# Byshx/Poccala

Hardware: AMD Instinct MI355X
Metric: frames/sec GMM-score+fwd-bwd, 39-d MFCC, 2048-mix (higher is better)
Workload: dtype f32-class (f16x2 split operands, f32 accumulate; f64 dynamic programming)

## Files before the change

### poccala_amd/csrc/gmm_accumulate_f16.hip

```cpp
#include <algorithm>

#include "pcl_internal.h"

namespace {

typedef float f16v __attribute__((ext_vector_type(16)));
typedef _Float16 h8v __attribute__((ext_vector_type(8)));
typedef _Float16 h4v __attribute__((ext_vector_type(4)));
typedef short s4v __attribute__((__vector_size__(4 * sizeof(short))));

#ifndef PCL_ACC16_AW
#define PCL_ACC16_AW 4
#endif
#ifndef PCL_ACC16_NSLOT
#define PCL_ACC16_NSLOT 6
#endif
constexpr int AW = PCL_ACC16_AW;
constexpr float FMAXH = 6.0e4f;
constexpr double LOG2E = 1.4426950408889634074;
constexpr float E_INIT = -1048576.f;
constexpr float G_TOP = 15.f;
constexpr float G_SET = 12.f;

__device__ __forceinline__ void glds16(const void *gsrc, unsigned int lds_dst) {
    unsigned int keep;
    lds_dst = __builtin_amdgcn_readfirstlane(lds_dst);
    asm volatile("s_mov_b32 %0, m0\n\ts_mov_b32 m0, %2\n\ts_nop 0\n\tglobal_load_lds_dwordx4 %1, off\n\ts_mov_b32 m0, %0"
                 : "=&s"(keep)
                 : "v"(gsrc), "s"(lds_dst)
                 : "memory");
}
__device__ __forceinline__ unsigned int lds_addr(const void *p) {
    return (unsigned int)(unsigned long long)(const __attribute__((address_space(3))) void *)p;
}

template <int D>
struct Img {
    static constexpr int KS = (D + 7) / 8;
    static constexpr int NCT = (KS + 1) / 2;
    static constexpr int B1 = 0;
    static constexpr int BM = 2 * KS;
    static constexpr int NB = BM + 1;
    static_assert(D % 8 != 0, "the folded constant needs a spare K slot");
};
__host__ __device__ constexpr int unit_of(int fg, int side, int s) { return (fg + side + 2 * (s & 1)) & 7; }

__global__ void acc16_tiles_kernel(const int *__restrict__ seg_lo, const int *__restrict__ seg_hi, const long long *__restrict__ off,
                                   int n_states, int *__restrict__ tile_off, int *__restrict__ state_flag) {
    __shared__ int part[1024];
    for (int w = threadIdx.x; w < n_states; w += blockDim.x) state_flag[w] = 0;
    const int tid = threadIdx.x, nt = blockDim.x;
    const int per = (n_states + nt - 1) / nt;
    const int lo = min(tid * per, n_states), hi = min(lo + per, n_states);
    int s = 0;
    for (int w = lo; w < hi; ++w) s += (int)((off[seg_hi[w]] - off[seg_lo[w]] + 31) / 32);
    part[tid] = s;
    __syncthreads();
    if (tid == 0) {
        int run = 0;
        for (int i = 0; i < nt; ++i) {
            const int v = part[i];
            part[i] = run;
            run += v;
        }
        tile_off[n_states] = run;
    }
    __syncthreads();
    int run = part[tid];
    for (int w = lo; w < hi; ++w) {
        tile_off[w] = run;
        run += (int)((off[seg_hi[w]] - off[seg_lo[w]] + 31) / 32);
    }
}

template <int D>
__global__ __launch_bounds__(256) void acc16_producer_kernel(
    const float *__restrict__ frames, const float *__restrict__ centers, const float *__restrict__ fscale,
    const double *__restrict__ kzero, int n_states, const int *__restrict__ work_states, const int *__restrict__ seg_lo,
    const int *__restrict__ seg_hi, const long long *__restrict__ off, const ActiveFrame *__restrict__ list, const int *__restrict__ tile_off, int tile_base,
    uint4 *__restrict__ images, unsigned int *__restrict__ tile_mask, int *__restrict__ state_flag) {
    using I = Img<D>;
    constexpr int KS = I::KS, XS = KS * 8 + 1;
    __shared__ float xs[32 * XS];
    __shared__ float cfs[32];
    __shared__ double lgs[32];
    __shared__ int s_state;
    __shared__ long long s_f0;
    __shared__ unsigned int s_mask;
    const int tid = threadIdx.x;
    const int n_tiles = tile_off[n_states];
    for (int tile = tile_base + blockIdx.x; tile < n_tiles; tile += gridDim.x) {
    __syncthreads();
    if (tid == 0) {
        int lo = 0, hi = n_states - 1;
        while (lo < hi) {
            const int mid = (lo + hi + 1) >> 1;
            if (tile_off[mid] <= tile) lo = mid; else hi = mid - 1;
        }
        s_state = lo;
        s_f0 = off[seg_lo[lo]] + 32LL * (tile - tile_off[lo]);
        s_mask = 0u;
    }
    __syncthreads();
    const int w = s_state, j = work_states[w];
    const long long f0 = s_f0;
    const int nf = (int)min(32LL, off[seg_hi[w]] - f0);
    const float *cen = centers + (size_t)j * D;
    for (int e = tid; e < 32 * KS * 8; e += 256) {
        const int f = e / (KS * 8), d = e - f * (KS * 8);
        float v = 0.f;
        if (f < nf && d < D) v = frames[list[f0 + f].frame * D + d] - cen[d];
        xs[f * XS + d] = v;
    }
    if (tid < 32) {
        double cf = -INFINITY, lg = 0.0;
        if (tid < nf) {
            const ActiveFrame a = list[f0 + tid];
            cf = a.coef * LOG2E + kzero[j];
            lg = a.lg;
        }
        cfs[tid] = (float)cf;
        lgs[tid] = lg;
    }
    __syncthreads();
    uint4 *img = images + (size_t)tile * (I::NB * 64);
    const float *fs = fscale + (size_t)j * 2 * (KS * 8);
    unsigned int ovf = 0u;
    for (int it = tid; it < KS * 64; it += 256) {
        const int s = it >> 6, ln = it & 63, side = ln >> 5, f = ln & 31;
        unsigned short h1[8], h2[8];
#pragma unroll
        for (int x = 0; x < 8; ++x) {
            const int d = 8 * s + x;
            float val = 0.f;
            if (d < D) {
                const float xc = xs[f * XS + d];
                val = (side ? xc : xc * xc) * fs[side * (KS * 8) + d];
                if (__builtin_fabsf(val) > FMAXH) ovf |= 1u << f;
                val = __builtin_fminf(__builtin_fmaxf(val, -FMAXH), FMAXH);
            } else if (d == D) {
                val = side ? 0.f : 1.f;
            }
            const _Float16 a = (_Float16)val;
            const _Float16 b = (d == D) ? (_Float16)0.f : (_Float16)(val - (float)a);
            h1[x] = __builtin_bit_cast(unsigned short, a);
            h2[x] = __builtin_bit_cast(unsigned short, b);
        }
        const int at = side * 32 + unit_of(f >> 2, side, s) * 4 + (f & 3);
        img[(I::B1 + 0 * KS + s) * 64 + at] = make_uint4(h1[0] | ((unsigned)h1[1] << 16), h1[2] | ((unsigned)h1[3] << 16), h1[4] | ((unsigned)h1[5] << 16), h1[6] | ((unsigned)h1[7] << 16));
        img[(I::B1 + 1 * KS + s) * 64 + at] = make_uint4(h2[0] | ((unsigned)h2[1] << 16), h2[2] | ((unsigned)h2[3] << 16), h2[4] | ((unsigned)h2[5] << 16), h2[6] | ((unsigned)h2[7] << 16));
    }
    if (ovf) atomicOr(&s_mask, ovf);
    __syncthreads();
    const unsigned int mask = s_mask;
    if (tid < 64) {
        unsigned int w4[4] = {0u, 0u, 0u, 0u};
        if (tid < 8) {
#pragma unroll
            for (int x = 0; x < 4; ++x) {
                const int q = tid * 4 + x, h = q >> 4, r = q & 15, f = (r & 3) + 8 * (r >> 2) + 4 * h;
                const float v = ((mask >> f) & 1u) ? -INFINITY : cfs[f];
                w4[x] = __float_as_uint(v);
            }
        } else if (tid >= 16 && tid < 32) {
            const int f = (tid - 16) * 2;
            const unsigned long long a = __double_as_longlong(lgs[f]), b = __double_as_longlong(lgs[f + 1]);
            w4[0] = (unsigned int)a; w4[1] = (unsigned int)(a >> 32);
            w4[2] = (unsigned int)b; w4[3] = (unsigned int)(b >> 32);
        }
        img[I::BM * 64 + tid] = make_uint4(w4[0], w4[1], w4[2], w4[3]);
    }
    if (tid == 0) {
        tile_mask[tile] = mask;
        if (mask) state_flag[w] = 1;
    }
    }
}

template <int D, bool FRESH>
__global__ __launch_bounds__(AW * 64, AW == 8 ? 1 : 2) void acc16_consumer_kernel(
    const uint4 *__restrict__ images, const uint4 *__restrict__ pm16f, const float *__restrict__ centers, const float *__restrict__ fscale,
    const double *__restrict__ means64, int M, int Mpad, int n_mtiles, int n_states, const int *__restrict__ work_states,
    const int *__restrict__ tile_off, int tile_base, double bias, double *__restrict__ st_acc, double *__restrict__ st_alpha,
    double *__restrict__ st_mean, double *__restrict__ st_cov, const int *__restrict__ npt, const int *__restrict__ nbad, const int *__restrict__ good_idx) {
    using I = Img<D>;
    constexpr int KS = I::KS, NCT = I::NCT, NB = I::NB;
    constexpr int NSLOT = PCL_ACC16_NSLOT;
    constexpr int AHEAD = NSLOT - 1;
    __shared__ __attribute__((aligned(16))) uint4 slot[NSLOT][NB * 64];

    const int nslice = (n_mtiles + AW - 1) / AW;
    const int b = blockIdx.x;
    const int w = (b & 7) + 8 * (b / (8 * nslice));
    const int slice = (b >> 3) % nslice;
    if (w >= n_states) return;
    const int t0 = tile_off[w] - tile_base, t1 = tile_off[w + 1] - tile_base;
    if (t0 == t1) return;
    const int j = work_states[w];
    const int lane = threadIdx.x & 63, half = lane >> 5, col = lane & 31;
    const int wave = __builtin_amdgcn_readfirstlane(threadIdx.x >> 6);
    const int mt = slice * AW + wave;
    const bool live = mt < npt[j];

    h8v pf[2][KS];
    {
        const uint4 *pq = pm16f + ((size_t)j * n_mtiles + (live ? mt : 0)) * (2 * KS * 64) + lane;
#pragma unroll
        for (int p = 0; p < 2; ++p)
#pragma unroll
            for (int s = 0; s < KS; ++s) pf[p][s] = __builtin_bit_cast(h8v, pq[(p * KS + s) * 64]);
    }
    f16v ST[NCT];
#pragma unroll
    for (int ct = 0; ct < NCT; ++ct)
#pragma unroll
        for (int r = 0; r < 16; ++r) ST[ct][r] = 0.f;
    float E = E_INIT;
    double galpha = 0.0;

    auto dma = [&](int t) {
        const uint4 *src = images + (size_t)t * (NB * 64);
        const unsigned int dst = __builtin_amdgcn_readfirstlane(lds_addr(&slot[t % NSLOT][0]));
#pragma unroll
        for (int k = 0; k < (NB + AW - 1) / AW; ++k) {
            const int p = wave + k * AW;
            if (p < NB) glds16(src + p * 64 + lane, dst + (unsigned int)p * 1024u);
        }
    };
    const int row_even = half * 32 + unit_of(col >> 2, half, 0) * 4 + (col & 3);
    const int row_odd = half * 32 + unit_of(col >> 2, half, 1) * 4 + (col & 3);
    auto load1 = [&](int t, uint4 (&a1)[KS], uint4 (&a2)[KS]) {
        const uint4 *x1 = &slot[t % NSLOT][I::B1 * 64];
#pragma unroll
        for (int s = 0; s < KS; ++s) a2[s] = x1[(1 * KS + s) * 64 + ((s & 1) ? row_odd : row_even)];
#pragma unroll
        for (int s = 0; s < KS; ++s) a1[s] = x1[(0 * KS + s) * 64 + ((s & 1) ? row_odd : row_even)];
    };
    auto mfma1 = [&](const uint4 (&a1)[KS], const uint4 (&a2)[KS], f16v &d) {
#pragma unroll
        for (int s = 0; s < KS; ++s) d = __builtin_amdgcn_mfma_f32_32x32x16_f16(__builtin_bit_cast(h8v, a2[s]), pf[0][s], d, 0, 0, 0);
#pragma unroll
        for (int s = 0; s < KS; ++s) d = __builtin_amdgcn_mfma_f32_32x32x16_f16(__builtin_bit_cast(h8v, a1[s]), pf[1][s], d, 0, 0, 0);
#pragma unroll
        for (int s = 0; s < KS; ++s) d = __builtin_amdgcn_mfma_f32_32x32x16_f16(__builtin_bit_cast(h8v, a1[s]), pf[0][s], d, 0, 0, 0);
    };
    const int tg = (lane >> 4) & 1, tq = (lane >> 2) & 3, tp = lane & 3;
    int tr_off[4];
#pragma unroll
    for (int k = 0; k < 4; ++k)
        tr_off[k] = tg * 1024 + (tp >> 1) * 512 + unit_of(2 * k + half, tp >> 1, tg) * 64 + tq * 16 + 8 * (tp & 1);
    auto load2 = [&](int t, int sp, uint4 (&x)[2][NCT]) {
        const unsigned char *base = reinterpret_cast<const unsigned char *>(&slot[t % NSLOT][I::B1 * 64]);
#pragma unroll
        for (int p = 0; p < 2; ++p)
#pragma unroll
            for (int ct = 0; ct < NCT; ++ct) {
                const s4v lo = __builtin_amdgcn_ds_read_tr16_b64_v4i16((__attribute__((address_space(3))) s4v *)(base + tr_off[2 * sp] + p * KS * 1024 + ct * 2048));
                const s4v hi = __builtin_amdgcn_ds_read_tr16_b64_v4i16((__attribute__((address_space(3))) s4v *)(base + tr_off[2 * sp + 1] + p * KS * 1024 + ct * 2048));
                const uint2 l2 = __builtin_bit_cast(uint2, lo), h2 = __builtin_bit_cast(uint2, hi);
                x[p][ct] = make_uint4(l2.x, l2.y, h2.x, h2.y);
            }
    };
    auto mfma2 = [&](const uint4 &g1, const uint4 &g2, const uint4 (&x)[2][NCT]) {
#pragma unroll
        for (int ct = 0; ct < NCT; ++ct) ST[ct] = __builtin_amdgcn_mfma_f32_32x32x16_f16(__builtin_bit_cast(h8v, x[1][ct]), __builtin_bit_cast(h8v, g1), ST[ct], 0, 0, 0);
#pragma unroll
        for (int ct = 0; ct < NCT; ++ct) ST[ct] = __builtin_amdgcn_mfma_f32_32x32x16_f16(__builtin_bit_cast(h8v, x[0][ct]), __builtin_bit_cast(h8v, g2), ST[ct], 0, 0, 0);
#pragma unroll
        for (int ct = 0; ct < NCT; ++ct) ST[ct] = __builtin_amdgcn_mfma_f32_32x32x16_f16(__builtin_bit_cast(h8v, x[0][ct]), __builtin_bit_cast(h8v, g1), ST[ct], 0, 0, 0);
    };

    constexpr int MYB_HI = (NB + AW - 1) / AW, MYB_LO = NB / AW;
    const bool more_blocks = wave < NB % AW;
    for (int k = 0; k < AHEAD; ++k)
        if (t0 + k < t1) dma(t0 + k);
    __builtin_amdgcn_s_waitcnt(0x0F70);
    __syncthreads();
    f16v dA, dB;
#pragma unroll
    for (int r = 0; r < 16; ++r) dA[r] = dB[r] = 0.f;
    uint4 a1[KS], a2[KS];
    auto load_cf = [&](int t, f16v &c) {
        const float4 *cfp = reinterpret_cast<const float4 *>(&slot[t % NSLOT][I::BM * 64]) + half * 4;
#pragma unroll
        for (int q = 0; q < 4; ++q) {
            const float4 v = cfp[q];
            c[4 * q] = v.x; c[4 * q + 1] = v.y; c[4 * q + 2] = v.z; c[4 * q + 3] = v.w;
        }
    };
    auto tile_max = [&](const f16v &d) -> float {
        float m3 = __builtin_fmaxf(__builtin_fmaxf(d[0], d[1]), d[2]);
#pragma unroll
        for (int r = 3; r < 15; r += 2) m3 = __builtin_fmaxf(__builtin_fmaxf(m3, d[r]), d[r + 1]);
        m3 = __builtin_fmaxf(m3, d[15]);
        const auto sw = __builtin_amdgcn_permlane32_swap(__float_as_uint(m3), __float_as_uint(m3), false, false);
        return __builtin_fmaxf(__uint_as_float(sw[0]), __uint_as_float(sw[1]));
    };
    float mx = -INFINITY;
    if (live) {
        load1(t0, a1, a2);
        load_cf(t0, dA);
        mfma1(a1, a2, dA);
        load_cf(t0 + 1, dB);
        load1(t0 + 1, a1, a2);
        mx = tile_max(dA);
    }
    auto tile_step = [&](int t, f16v &d1, f16v &dn) __attribute__((always_inline)) {
        const bool ahead = t + AHEAD < t1;
        if (ahead) dma(t + AHEAD);
        const uint4 *cur = &slot[t % NSLOT][0];
        if (slice == 0 && wave == 0 && lane < 32) galpha += reinterpret_cast<const double *>(cur + I::BM * 64)[32 + lane];
        if (live) {
            const float rel = mx - E;
            if (__builtin_amdgcn_ballot_w64(rel > G_TOP) != 0ull) {
                const float delta = rel > G_TOP ? __builtin_ceilf(rel) - G_SET : 0.f;
                const float f = __builtin_amdgcn_exp2f(-delta);
                E += delta;
#pragma unroll
                for (int ct = 0; ct < NCT; ++ct)
#pragma unroll
                    for (int r = 0; r < 16; ++r) ST[ct][r] *= f;
            }
            uint4 x0[2][NCT], x1[2][NCT];
            unsigned int u1[8], u2[8];
#pragma unroll
            for (int r = 0; r < 8; ++r) {
                const float ga = __builtin_amdgcn_exp2f(d1[2 * r] - E), gb = __builtin_amdgcn_exp2f(d1[2 * r + 1] - E);
                u1[r] = __builtin_bit_cast(unsigned int, __builtin_amdgcn_cvt_pkrtz(ga, gb));
                const float ra = ga - (float)__builtin_bit_cast(_Float16, (unsigned short)(u1[r] & 0xffffu));
                const float rb = gb - (float)__builtin_bit_cast(_Float16, (unsigned short)(u1[r] >> 16));
                u2[r] = __builtin_bit_cast(unsigned int, __builtin_amdgcn_cvt_pkrtz(ra, rb));
            }
            const uint4 g1a = make_uint4(u1[0], u1[1], u1[2], u1[3]), g1b = make_uint4(u1[4], u1[5], u1[6], u1[7]);
            const uint4 g2a = make_uint4(u2[0], u2[1], u2[2], u2[3]), g2b = make_uint4(u2[4], u2[5], u2[6], u2[7]);
            mfma1(a1, a2, dn);
            load2(t, 0, x0);
            load2(t, 1, x1);
            mfma2(g1a, g2a, x0);
            mfma2(g1b, g2b, x1);
            load_cf(t + 2, d1);
            load1(t + 2, a1, a2);
            mx = tile_max(dn);
#ifndef PCL_ACC16_NOSGB
            {
                constexpr int RX = 8 * NCT, RY = 4 + 2 * KS, NY = 6 * NCT, PERX = (RX + 2) / 3, PERY = (RY + NY - 1) / NY;
#pragma unroll
                for (int i = 0; i < 3; ++i) {
                    __builtin_amdgcn_sched_group_barrier(0x008, KS, 0);
                    __builtin_amdgcn_sched_group_barrier(0x100, PERX, 0);
                }
#pragma unroll
                for (int i = 0; i < NY; ++i) {
                    __builtin_amdgcn_sched_group_barrier(0x008, 1, 0);
                    __builtin_amdgcn_sched_group_barrier(0x100, PERY, 0);
                }
            }
#endif
        }
        static_assert(MYB_HI * (AHEAD - 3) <= 16 && AHEAD >= 3, "counted waits below");
        {
            const int newest = min(t + AHEAD, t1 - 1);
            const int keep = max(0, newest - (t + 3)) * (more_blocks ? MYB_HI : MYB_LO);
            switch (keep) {
#define W(N) case N: asm volatile("s_waitcnt vmcnt(" #N ")" ::: "memory"); break;
                W(0) W(1) W(2) W(3) W(4) W(5) W(6) W(7) W(8) W(9) W(10) W(11) W(12) W(13) W(14) W(15)
#undef W
                default: asm volatile("s_waitcnt vmcnt(16)" ::: "memory"); break;
            }
        }
        __builtin_amdgcn_s_barrier();
    };
    for (int t = t0; t < t1; t += 2) {
        tile_step(t, dA, dB);
        if (t + 1 < t1) tile_step(t + 1, dB, dA);
    }

    if (!live) return;
    const int row_ = mt * 32 + col, nb_ = nbad[j];
    const int m = good_idx ? ((row_ < M - nb_) ? (nb_ ? good_idx[(size_t)j * Mpad + row_] : row_) : M) : row_;
    constexpr int C0 = ((KS - 1) & 1) * 16 + (D & 7), CT0 = (KS - 1) >> 1;
    constexpr int R0 = (C0 & 3) + 4 * (C0 >> 3), H0 = (C0 >> 2) & 1;
    float s0f = ST[CT0][R0];
    {
        const auto sw = __builtin_amdgcn_permlane32_swap(__float_as_uint(s0f), __float_as_uint(s0f), false, false);
        s0f = __uint_as_float(H0 ? sw[1] : sw[0]);
    }
    const int Ei = (int)E;
    const double S0 = ldexp((double)s0f, Ei);
    if (m < M) {
        const float *cen = centers + (size_t)j * D;
        const float *fs = fscale + (size_t)j * 2 * (KS * 8);
#pragma unroll
        for (int ct = 0; ct < NCT; ++ct)
#pragma unroll
            for (int r = 0; r < 16; ++r) {
                if (r & 4) continue;
                const int c = (r & 3) + 8 * (r >> 2) + 4 * half, s = 2 * ct + (c >> 4), d = 8 * s + (c & 7);
                if (s >= KS || d >= D) continue;
                const size_t o = ((size_t)j * Mpad + m) * D + d;
                const double cc = (double)cen[d], dl = means64[o] - cc;
                const double S2 = ldexp((double)ST[ct][r], Ei) / (double)fs[d], S1 = ldexp((double)ST[ct][r + 4], Ei) / (double)fs[KS * 8 + d];
                const double vm = S1 + (cc + bias) * S0;
                const double vc = fmax(S2 - 2.0 * dl * S1 + dl * dl * S0, 0.0);
                if (FRESH) {
                    st_mean[o] = vm;
                    st_cov[o] = vc;
                } else {
                    st_mean[o] += vm;
                    st_cov[o] += vc;
                }
            }
        if (half == 0) {
            if (FRESH) st_acc[(size_t)j * Mpad + m] = S0;
            else st_acc[(size_t)j * Mpad + m] += S0;
        }
    }
    if (slice == 0 && wave == 0) {
        double v = (lane < 32) ? galpha : 0.0;
#pragma unroll
        for (int o = 32; o > 0; o >>= 1) v += __shfl_xor(v, o, 64);
        if (lane == 0) st_alpha[j] += v;
    }
}

}
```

• [Task item]:
In the records above, find every line that contains the word "vmcnt" and copy it.

• [Expected answer]:
#define W(N) case N: asm volatile("s_waitcnt vmcnt(" #N ")" ::: "memory"); break;
                default: asm volatile("s_waitcnt vmcnt(16)" ::: "memory"); break;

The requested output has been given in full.